If You Didn't Write It Down, It Didn't Happen -- Take Notes - cschanck
http://designbygravity.wordpress.com/2010/02/22/methods-of-work-it-didnt-happen-if-you-didnt-record-it/

======
ghshephard
One of _the_ most effective meeting strategies that I've seen recently, is our
Technical Project Director who leads our 30 minute scrum each morning, starts
off with a structured five part agenda in the form of an Email (Strategic
Issue of the week, planned critical Must hits of the week, P1 unplanned
emergencies, Daily Sprint, and, if we have time, tasks to be accomplished that
week (mostly the jira-tasks with due dates landing that week)) - and, as we
_scream_ through the agenda (people rarely have more than 20 seconds to
respond, provide updates) he rapidly types all updates and responses into the
email.

When we get to 10:00 (Our scrum runs from 9:30 - 10:00 AM) he announces "It's
10:00, and this meeting is done." and hits the Send Button on the email.

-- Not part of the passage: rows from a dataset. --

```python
class _Conv2dFn(torch.autograd.Function):
    @staticmethod
    def forward(ctx, pack, stride, pad, nsrc, slot, *tensors):
        srcs = [_contig(t) for t in tensors[:nsrc]]
        weight, bias = tensors[nsrc], tensors[nsrc + 1]
        ctx.slot = slot
        require_cuda_f32(weight, bias, *srcs)
        L = lib()
        B, _, H, W = srcs[0].shape
        Cout, ks = weight.shape[0], weight.shape[2]
        Ho, Wo = _conv_out_size(H, ks, stride, pad), _conv_out_size(W, ks, stride, pad)
        if pack.stride != stride or pack.pad != pad:
            raise _lib.RsisHipError("PackedConv was built for stride %d pad %d, used with %d/%d" % (pack.stride, pack.pad, stride, pad))
        wp = pack.fwd(weight)
        out = torch.empty((B, Cout, Ho, Wo), dtype=torch.float32, device=weight.device)
        ctx.in_shape = None
        if ks == 1 and stride > 1 and pad == 0 and nsrc == 1 and (SUBSAMPLE_1X1[0] or pack.dtype == DTYPE_BF16):
            ctx.in_shape = tuple(srcs[0].shape)
            sub = torch.empty((B, srcs[0].shape[1], Ho, Wo), dtype=torch.float32, device=weight.device)
            check(L.rsis_subsample2d(ptr(srcs[0]), ptr(sub), B * srcs[0].shape[1], H, W, stride, stream()), "rsis_subsample2d")
            srcs = [sub]
            H, W, stride_k = Ho, Wo, 1
        else:
            stride_k = stride
        tile = FORCE_TILE[0] + (100 if pack.training_call else 0)
        check(L.rsis_conv2d_fwd(ptr_array(srcs), int_array([s.shape[1] for s in srcs]), nsrc, B, H, W, ptr(wp), Cout, ks, stride_k,
                                pad, ptr(bias.detach() if bias is not None else None), None, ptr(out), Ho, Wo, tile, pack.dtype, stream()),
              "rsis_conv2d_fwd")
        ctx.pack, ctx.stride, ctx.pad, ctx.nsrc = pack, stride, pad, nsrc
        ctx.has_bias = bias is not None
        ctx.wparam, ctx.bparam = weight, bias
        ctx.save_for_backward(weight, *srcs)
        return out

    @staticmethod
    def backward(ctx, dy):
        weight = ctx.saved_tensors[0]
        srcs = list(ctx.saved_tensors[1:])
        dy = _contig(dy)
        L = lib()
        ks = weight.shape[2]
        nsrc = ctx.nsrc
        grads = [None] * (nsrc + 2)
        take, park = ctx.slot if isinstance(ctx.slot, tuple) else (ctx.slot, None)
        addend = take.take() if take is not None else None
        sub = ctx.in_shape is not None
        in_shapes = [ctx.in_shape] if sub else [tuple(t.shape) for t in srcs]
        if any(ctx.needs_input_grad[5:5 + nsrc]):
            wd = ctx.pack.dgrad(weight)
            inplace, extra = False, None
            if addend is not None:
                if nsrc != 1 or tuple(addend.shape) != in_shapes[0]:
                    raise _lib.RsisHipError("GradSlot: the parked gradient does not belong to this conv's input")
                if ctx.stride != 1:
                    if ks == 1 and ctx.pad == 0 and addend.is_contiguous():
                        inplace = True
                    else:
                        extra, addend = addend, None
            dxs = _dgrad_all(L, dy, wd, ctx.pack.cin, ks, ctx.stride, ctx.pad, in_shapes, in_shapes[0][2], in_shapes[0][3], addend,
                             inplace, dtype=ctx.pack.dtype)
            if extra is not None:
                dxs[0].add_(extra)
            for i in range(nsrc):
                if ctx.needs_input_grad[5 + i]:
                    grads[i] = dxs[i]
            if park is not None and nsrc == 1 and grads[0] is not None and park.park(grads[0]):
                grads[0] = None
        want_w = ctx.needs_input_grad[5 + nsrc]
        want_b = ctx.has_bias and ctx.needs_input_grad[6 + nsrc]
        if (want_w and want_b and weight.shape[0] == 1 and ks == 3 and ctx.stride == 1 and ctx.pad == 1 and nsrc == 1 and
                weight.shape[1] in (4, 8, 16) and srcs[0].shape[3] % 4 == 0):
            tw, tb = _direct_target(ctx.wparam), _direct_target(ctx.bparam)
            dW = tw if tw is not None else torch.zeros_like(weight)
            db = tb if tb is not None else torch.zeros(1, dtype=torch.float32, device=dy.device)
            x0 = srcs[0]
            check(L.rsis_conv_out_wgrad(ptr(dy), ptr(x0), ptr(dW), ptr(db), x0.shape[0], x0.shape[1], x0.shape[2], x0.shape[3], stream()),
                  "rsis_conv_out_wgrad")
            grads[nsrc] = None if tw is not None else dW
            grads[nsrc + 1] = None if tb is not None else db
            return (None, None, None, None, None) + tuple(grads)
        if want_w:
            tgt = _direct_target(ctx.wparam)
            dW = _wgrad_all(L, dy, srcs, tuple(weight.shape), ks, 1 if sub else ctx.stride, ctx.pad, 0, out=tgt, dtype=ctx.pack.dtype)
# ... 225 lines not shown
        x, y, gamma, mean, rstd = ctx.saved_tensors
        dy = _contig(dy)
        B, C, H, W = x.shape
        if not ctx.train:
            stats = torch.empty(2 * C, dtype=torch.float64, device=dy.device)
            dx = torch.empty_like(x)
            need_dres = ctx.has_res and ctx.relu
            dres = torch.empty_like(x) if need_dres else None
            dgamma = torch.empty(C, dtype=torch.float32, device=dy.device)
            dbeta = torch.empty_like(dgamma)
            fn, name = (lib().rsis_bn_bwd_eval_mask, "rsis_bn_bwd_eval_mask") if ctx.masked else (lib().rsis_bn_bwd_eval, "rsis_bn_bwd_eval")
            check(fn(ptr(dy), ptr(x), ptr(y), ptr(mean), ptr(rstd), ptr(gamma.detach()), ptr(stats), ptr(dx), ptr(dres),
                     ptr(dgamma), ptr(dbeta), B, C, H * W, float(ctx.eps), int(ctx.relu), stream()), name)
            if ctx.has_res and not need_dres:
                dres = dy
            return dx, dres, dgamma, dbeta, None, None, None, None, None, None, None, None, None
        flags = int(ctx.relu)
        if ctx.arena is not None:
            stats, flags = ctx.arena[1], flags | 2
        else:
            stats = torch.empty(2 * C, dtype=torch.float64, device=dy.device)
        dx = torch.empty_like(x)
        need_dres = ctx.has_res and ctx.relu
        dres = torch.empty_like(x) if need_dres else None
        tg, tb = _direct_target(ctx.gparam), _direct_target(ctx.bparam)
        direct = tg is not None and tb is not None
        if direct:
            dgamma, dbeta, flags = tg, tb, flags | 4
        else:
            dgamma = torch.empty(C, dtype=torch.float32, device=dy.device)
            dbeta = torch.empty_like(dgamma)
        fn, name = (lib().rsis_bn_bwd_mask, "rsis_bn_bwd_mask") if ctx.masked else (lib().rsis_bn_bwd, "rsis_bn_bwd")
        check(fn(ptr(dy), ptr(x), ptr(y), ptr(mean), ptr(rstd), ptr(gamma.detach()), ptr(stats), ptr(dx), ptr(dres),
                 ptr(dgamma), ptr(dbeta), B, C, H * W, flags, stream()), name)
        if ctx.has_res and not need_dres:
            dres = dy
        if direct:
            dgamma = dbeta = None
        if ctx.res_slot is not None and ctx.res_slot.park(dres):
            dres = None
        return dx, dres, dgamma, dbeta, None, None, None, None, None, None, None, None, None


def batchnorm(x, gamma, beta, running_mean, running_var, train, relu=False, res=None, eps=1e-5, momentum=0.1, arena=None,
              res_slot=None):
    want_grad = torch.is_grad_enabled() and any(t is not None and t.requires_grad for t in (x, res, gamma, beta))
    return _BatchNormFn.apply(x, res, gamma, beta, running_mean, running_var, bool(train), bool(relu), eps, momentum, arena,
                              res_slot if (train and res is not None) else None, want_grad)


class _MaxPool3x3s2Fn(torch.autograd.Function):
    @staticmethod
    def forward(ctx, x, slot=None):
        ctx.slot = slot
        x = _contig(x)
        require_cuda_f32(x)
        B, C, H, W = x.shape
        Ho, Wo = _conv_out_size(H, 3, 2, 1), _conv_out_size(W, 3, 2, 1)
        y = torch.empty((B, C, Ho, Wo), dtype=torch.float32, device=x.device)
        arg = torch.empty((B, C, Ho, Wo), dtype=torch.uint8, device=x.device)
        check(lib().rsis_maxpool3x3s2_fwd(ptr(x), ptr(y), ptr(arg), B * C, H, W, Ho, Wo, stream()), "rsis_maxpool3x3s2_fwd")
        ctx.save_for_backward(arg)
# ... 389 lines not shown
```

Before: 961.5.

I realize that this can be all done on a Wiki, or other mechanisms, but it's
surprising how _reassuring_ it is to know that I have on my laptop/iPhone a
detailed list of all the strategic/Commitments/P1s/Sprints/Tasks that the org
is worried about today/this week. Also, it's a very efficient mechanisms for
the person taking notes. Their job is complete before we leave the room at
10:01 AM.

And, additional bonus - when I have my Staff meeting on Mondays, at 11:00 AM,
half of that meeting is simply going over the relevant parts of the email that
was sent out at 10:00 AM.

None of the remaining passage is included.